Data to use:
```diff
diff --git a/stylus_zkvm_verifiers_amd/csrc/zkv_selftest.h b/stylus_zkvm_verifiers_amd/csrc/zkv_selftest.h
--- a/stylus_zkvm_verifiers_amd/csrc/zkv_selftest.h
+++ b/stylus_zkvm_verifiers_amd/csrc/zkv_selftest.h
@@ -273,6 +273,39 @@
     }
 }
 
+constexpr int ST_LINE_SUMS_IN = 192, ST_LINE_SUMS_OUT = 624;
+ZKV_HD void selftest_line_sums(const uint32_t* in, uint32_t* out, uint32_t* lds) {
+    const uint32_t par = zkv_parity();
+    const LRef fm = l_ref(lds), tm = l_ref(lds + 48 * 64);
+    SoaRef bsrc; bsrc.p = in + 48; bsrc.stride = 1; bsrc.off = 32u * par;
+    SoaRef norm; norm.p = in + 80; norm.stride = 1; norm.off = 0;
+    const auto scale = [&](int k) { return norm.fp(8 * k); };
+    auto load_t = [&]() { for (int k = 0; k < 3; k++) m_st_f2(tm, k, st_ldh(in + 16 * k, par)); };
+    auto step = [&](int kind, Fp2& l0, Fp2& c3, Fp2& c4) {
+        if (kind == 0) line_dbl_sums(tm, l0, c3, c4, scale);
+        else {
+            Fp2 qx, qy; qx.h = bsrc.fp(0); qy.h = bsrc.fp(16);
+            if (kind == 2) qy = f2_neg(qy);
+            else if (kind == 3) { Fp2 x, y; g2_frob_affine(x, y, qx, qy); qx = x; qy = y; }
+            else if (kind == 4) { Fp2 x, y; g2_frob2_affine(x, y, qx, qy); qx = x; qy = f2_neg(y); }
+            line_add_sums(tm, qx, qy, l0, c3, c4, scale);
+        }
+    };
+    auto put = [&](uint32_t* o, const Fp2& l0, const Fp2& c3, const Fp2& c4) {
+        for (int k = 0; k < 3; k++) st_st(o + 16 * k + 8 * par, m_ld_f2(tm, k).h);
+        st_st(o + 48 + 8 * par, l0.h); st_st(o + 64 + 8 * par, c3.h); st_st(o + 80 + 8 * par, c4.h);
+    };
+    Fp2 l0, c3, c4, t0, t3, t4;
+    load_t(); step(0, t0, t3, t4); put(out, t0, t3, t4);
+#pragma unroll 1
+    for (int kind = 1; kind <= 4; kind++) { load_t(); step(kind, l0, c3, c4); put(out + 96 * kind, l0, c3, c4); }
+    f12m_copy(fm, m_ref((uint32_t*)in + 96 + 8 * par, 1, 16));
+    f12m_mul_by_034_body(fm, t0, t3, t4);
+    f12m_copy(m_ref(out + 480 + 8 * par, 1, 16), fm);
+    load_t(); step(0, l0, c3, c4); step(1, l0, c3, c4); step(0, l0, c3, c4);
+    for (int k = 0; k < 3; k++) st_st(out + 576 + 16 * k + 8 * par, m_ld_f2(tm, k).h);
+}
+
 constexpr int ST_WIDE_SLOT = 96 + 48 + 13 * 16 + W_RED_WORDS;
 template <int S> ZKV_HD int st_group_lane(WL w, uint32_t par) {
 #if defined(__HIP_DEVICE_COMPILE__)
diff --git a/stylus_zkvm_verifiers_amd/csrc/zkv_verify.h b/stylus_zkvm_verifiers_amd/csrc/zkv_verify.h
--- a/stylus_zkvm_verifiers_amd/csrc/zkv_verify.h
+++ b/stylus_zkvm_verifiers_amd/csrc/zkv_verify.h
@@ -1,5 +1,6 @@
 #pragma once
 #include "zkv_tower_mem.h"
+#include "zkv_line_sums.h"
 #include "zkv_sha256.h"
 #include "zkv_gt.h"
 
@@ -294,7 +295,7 @@
         return r;
     }
 };
-template <class RF, class RT>
+template <bool LINE_SUMS = false, class RF, class RT>
 ZKV_HD bool miller_loop_p(const VkTables* vkp, uint32_t flags, SoaRef norm, SoaRef bsrc, RF fm, RT tm, bool check_b = false, const uint32_t* start = nullptr) {
     const uint8_t KIND[ZKV_MILLER_STEPS] = ZKV_MILLER_STEP_KIND;
     const bool with_fixed = vkp != nullptr;
@@ -313,7 +314,20 @@
         asm volatile("" : "+v"(norm.off), "+v"(bsrc.off));
 #endif
         if (kind == 0 && li != 0) { ZKV_MARK("begin sqr"); f12m_sqr_body(fm); ZKV_MARK("end sqr"); }
-        if (do_t) {
+        if (LINE_SUMS && do_t) {
+            Fp2 l0, c3, c4;
+            const auto scale = [&](int k) { return norm.fp(8 * k); };
+            if (kind == 0) { ZKV_MARK("begin linedbl"); line_dbl_sums(tm, l0, c3, c4, scale); ZKV_MARK("end linedbl"); }
+            else {
+                Fp2 qx, qy; qx.h = bsrc.fp(0); qy.h = bsrc.fp(16);
+                if (kind == 2) qy = f2_neg(qy);
+                else if (kind == 3) { Fp2 x, y; g2_frob_affine(x, y, qx, qy); qx = x; qy = y; }
+                else if (kind == 4) { Fp2 x, y; g2_frob2_affine(x, y, qx, qy); qx = x; qy = f2_neg(y); }
+                ZKV_MARK("begin lineadd"); line_add_sums(tm, qx, qy, l0, c3, c4, scale); ZKV_MARK("end lineadd");
+            }
+            if (do_ab) { ZKV_MARK("begin mul034"); f12m_mul_by_034_body(fm, l0, c3, c4); ZKV_MARK("end mul034"); }
+        }
+        if (!LINE_SUMS && do_t) {
             Fp2 l0, l1, l3;
             G2H T; T.x = m_ld_f2(tm, 0); T.y = m_ld_f2(tm, 1); T.z = m_ld_f2(tm, 2);
             if (kind == 0) { ZKV_MARK("begin linedbl"); line_dbl(T, l0, l1, l3); ZKV_MARK("end linedbl"); }
diff --git a/stylus_zkvm_verifiers_amd/diag_line_steps.py b/stylus_zkvm_verifiers_amd/diag_line_steps.py
--- /dev/null
+++ b/stylus_zkvm_verifiers_amd/diag_line_steps.py
@@ -0,0 +1,23 @@
+import ctypes as C
+
+from . import _lib
+
+IN_WORDS, OUT_WORDS = 192, 624
+
+SYMBOLS = {
+    'zkv_diag_line_steps': (C.c_int, [C.c_int, C.c_size_t, C.POINTER(C.c_uint32), C.POINTER(C.c_uint32)]),
+}
+
+_bound = None
+
+
+def lib():
+    global _bound
+    L = _lib.lib()
+    if _bound is not L:
+        for name, (res, args) in SYMBOLS.items():
+            fn = getattr(L, name)
+            fn.restype = res
+            fn.argtypes = args
+        _bound = L
+    return L
```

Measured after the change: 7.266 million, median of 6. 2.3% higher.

Your instructions:
Go through the records and copy each one exactly.

Solution for this task:
```diff
diff --git a/stylus_zkvm_verifiers_amd/csrc/zkv_selftest.h b/stylus_zkvm_verifiers_amd/csrc/zkv_selftest.h
--- a/stylus_zkvm_verifiers_amd/csrc/zkv_selftest.h
+++ b/stylus_zkvm_verifiers_amd/csrc/zkv_selftest.h
@@ -273,6 +273,39 @@
     }
 }
 
+constexpr int ST_LINE_SUMS_IN = 192, ST_LINE_SUMS_OUT = 624;
+ZKV_HD void selftest_line_sums(const uint32_t* in, uint32_t* out, uint32_t* lds) {
+    const uint32_t par = zkv_parity();
+    const LRef fm = l_ref(lds), tm = l_ref(lds + 48 * 64);
+    SoaRef bsrc; bsrc.p = in + 48; bsrc.stride = 1; bsrc.off = 32u * par;
+    SoaRef norm; norm.p = in + 80; norm.stride = 1; norm.off = 0;
+    const auto scale = [&](int k) { return norm.fp(8 * k); };
+    auto load_t = [&]() { for (int k = 0; k < 3; k++) m_st_f2(tm, k, st_ldh(in + 16 * k, par)); };
+    auto step = [&](int kind, Fp2& l0, Fp2& c3, Fp2& c4) {
+        if (kind == 0) line_dbl_sums(tm, l0, c3, c4, scale);
+        else {
+            Fp2 qx, qy; qx.h = bsrc.fp(0); qy.h = bsrc.fp(16);
+            if (kind == 2) qy = f2_neg(qy);
+            else if (kind == 3) { Fp2 x, y; g2_frob_affine(x, y, qx, qy); qx = x; qy = y; }
+            else if (kind == 4) { Fp2 x, y; g2_frob2_affine(x, y, qx, qy); qx = x; qy = f2_neg(y); }
+            line_add_sums(tm, qx, qy, l0, c3, c4, scale);
+        }
+    };
+    auto put = [&](uint32_t* o, const Fp2& l0, const Fp2& c3, const Fp2& c4) {
+        for (int k = 0; k < 3; k++) st_st(o + 16 * k + 8 * par, m_ld_f2(tm, k).h);
+        st_st(o + 48 + 8 * par, l0.h); st_st(o + 64 + 8 * par, c3.h); st_st(o + 80 + 8 * par, c4.h);
+    };
+    Fp2 l0, c3, c4, t0, t3, t4;
+    load_t(); step(0, t0, t3, t4); put(out, t0, t3, t4);
+#pragma unroll 1
+    for (int kind = 1; kind <= 4; kind++) { load_t(); step(kind, l0, c3, c4); put(out + 96 * kind, l0, c3, c4); }
+    f12m_copy(fm, m_ref((uint32_t*)in + 96 + 8 * par, 1, 16));
+    f12m_mul_by_034_body(fm, t0, t3, t4);
+    f12m_copy(m_ref(out + 480 + 8 * par, 1, 16), fm);
+    load_t(); step(0, l0, c3, c4); step(1, l0, c3, c4); step(0, l0, c3, c4);
+    for (int k = 0; k < 3; k++) st_st(out + 576 + 16 * k + 8 * par, m_ld_f2(tm, k).h);
+}
+
 constexpr int ST_WIDE_SLOT = 96 + 48 + 13 * 16 + W_RED_WORDS;
 template <int S> ZKV_HD int st_group_lane(WL w, uint32_t par) {
 #if defined(__HIP_DEVICE_COMPILE__)
diff --git a/stylus_zkvm_verifiers_amd/csrc/zkv_verify.h b/stylus_zkvm_verifiers_amd/csrc/zkv_verify.h
--- a/stylus_zkvm_verifiers_amd/csrc/zkv_verify.h
+++ b/stylus_zkvm_verifiers_amd/csrc/zkv_verify.h
@@ -1,5 +1,6 @@
 #pragma once
 #include "zkv_tower_mem.h"
+#include "zkv_line_sums.h"
 #include "zkv_sha256.h"
 #include "zkv_gt.h"
 
@@ -294,7 +295,7 @@
         return r;
     }
 };
-template <class RF, class RT>
+template <bool LINE_SUMS = false, class RF, class RT>
 ZKV_HD bool miller_loop_p(const VkTables* vkp, uint32_t flags, SoaRef norm, SoaRef bsrc, RF fm, RT tm, bool check_b = false, const uint32_t* start = nullptr) {
     const uint8_t KIND[ZKV_MILLER_STEPS] = ZKV_MILLER_STEP_KIND;
     const bool with_fixed = vkp != nullptr;
@@ -313,7 +314,20 @@
         asm volatile("" : "+v"(norm.off), "+v"(bsrc.off));
 #endif
         if (kind == 0 && li != 0) { ZKV_MARK("begin sqr"); f12m_sqr_body(fm); ZKV_MARK("end sqr"); }
-        if (do_t) {
+        if (LINE_SUMS && do_t) {
+            Fp2 l0, c3, c4;
+            const auto scale = [&](int k) { return norm.fp(8 * k); };
+            if (kind == 0) { ZKV_MARK("begin linedbl"); line_dbl_sums(tm, l0, c3, c4, scale); ZKV_MARK("end linedbl"); }
+            else {
+                Fp2 qx, qy; qx.h = bsrc.fp(0); qy.h = bsrc.fp(16);
+                if (kind == 2) qy = f2_neg(qy);
+                else if (kind == 3) { Fp2 x, y; g2_frob_affine(x, y, qx, qy); qx = x; qy = y; }
+                else if (kind == 4) { Fp2 x, y; g2_frob2_affine(x, y, qx, qy); qx = x; qy = f2_neg(y); }
+                ZKV_MARK("begin lineadd"); line_add_sums(tm, qx, qy, l0, c3, c4, scale); ZKV_MARK("end lineadd");
+            }
+            if (do_ab) { ZKV_MARK("begin mul034"); f12m_mul_by_034_body(fm, l0, c3, c4); ZKV_MARK("end mul034"); }
+        }
+        if (!LINE_SUMS && do_t) {
             Fp2 l0, l1, l3;
             G2H T; T.x = m_ld_f2(tm, 0); T.y = m_ld_f2(tm, 1); T.z = m_ld_f2(tm, 2);
             if (kind == 0) { ZKV_MARK("begin linedbl"); line_dbl(T, l0, l1, l3); ZKV_MARK("end linedbl"); }
diff --git a/stylus_zkvm_verifiers_amd/diag_line_steps.py b/stylus_zkvm_verifiers_amd/diag_line_steps.py
--- /dev/null
+++ b/stylus_zkvm_verifiers_amd/diag_line_steps.py
@@ -0,0 +1,23 @@
+import ctypes as C
+
+from . import _lib
+
+IN_WORDS, OUT_WORDS = 192, 624
+
+SYMBOLS = {
+    'zkv_diag_line_steps': (C.c_int, [C.c_int, C.c_size_t, C.POINTER(C.c_uint32), C.POINTER(C.c_uint32)]),
+}
+
+_bound = None
+
+
+def lib():
+    global _bound
+    L = _lib.lib()
+    if _bound is not L:
+        for name, (res, args) in SYMBOLS.items():
+            fn = getattr(L, name)
+            fn.restype = res
+            fn.argtypes = args
+        _bound = L
+    return L
```

Measured after the change: 7.266 million, median of 6. 2.3% higher.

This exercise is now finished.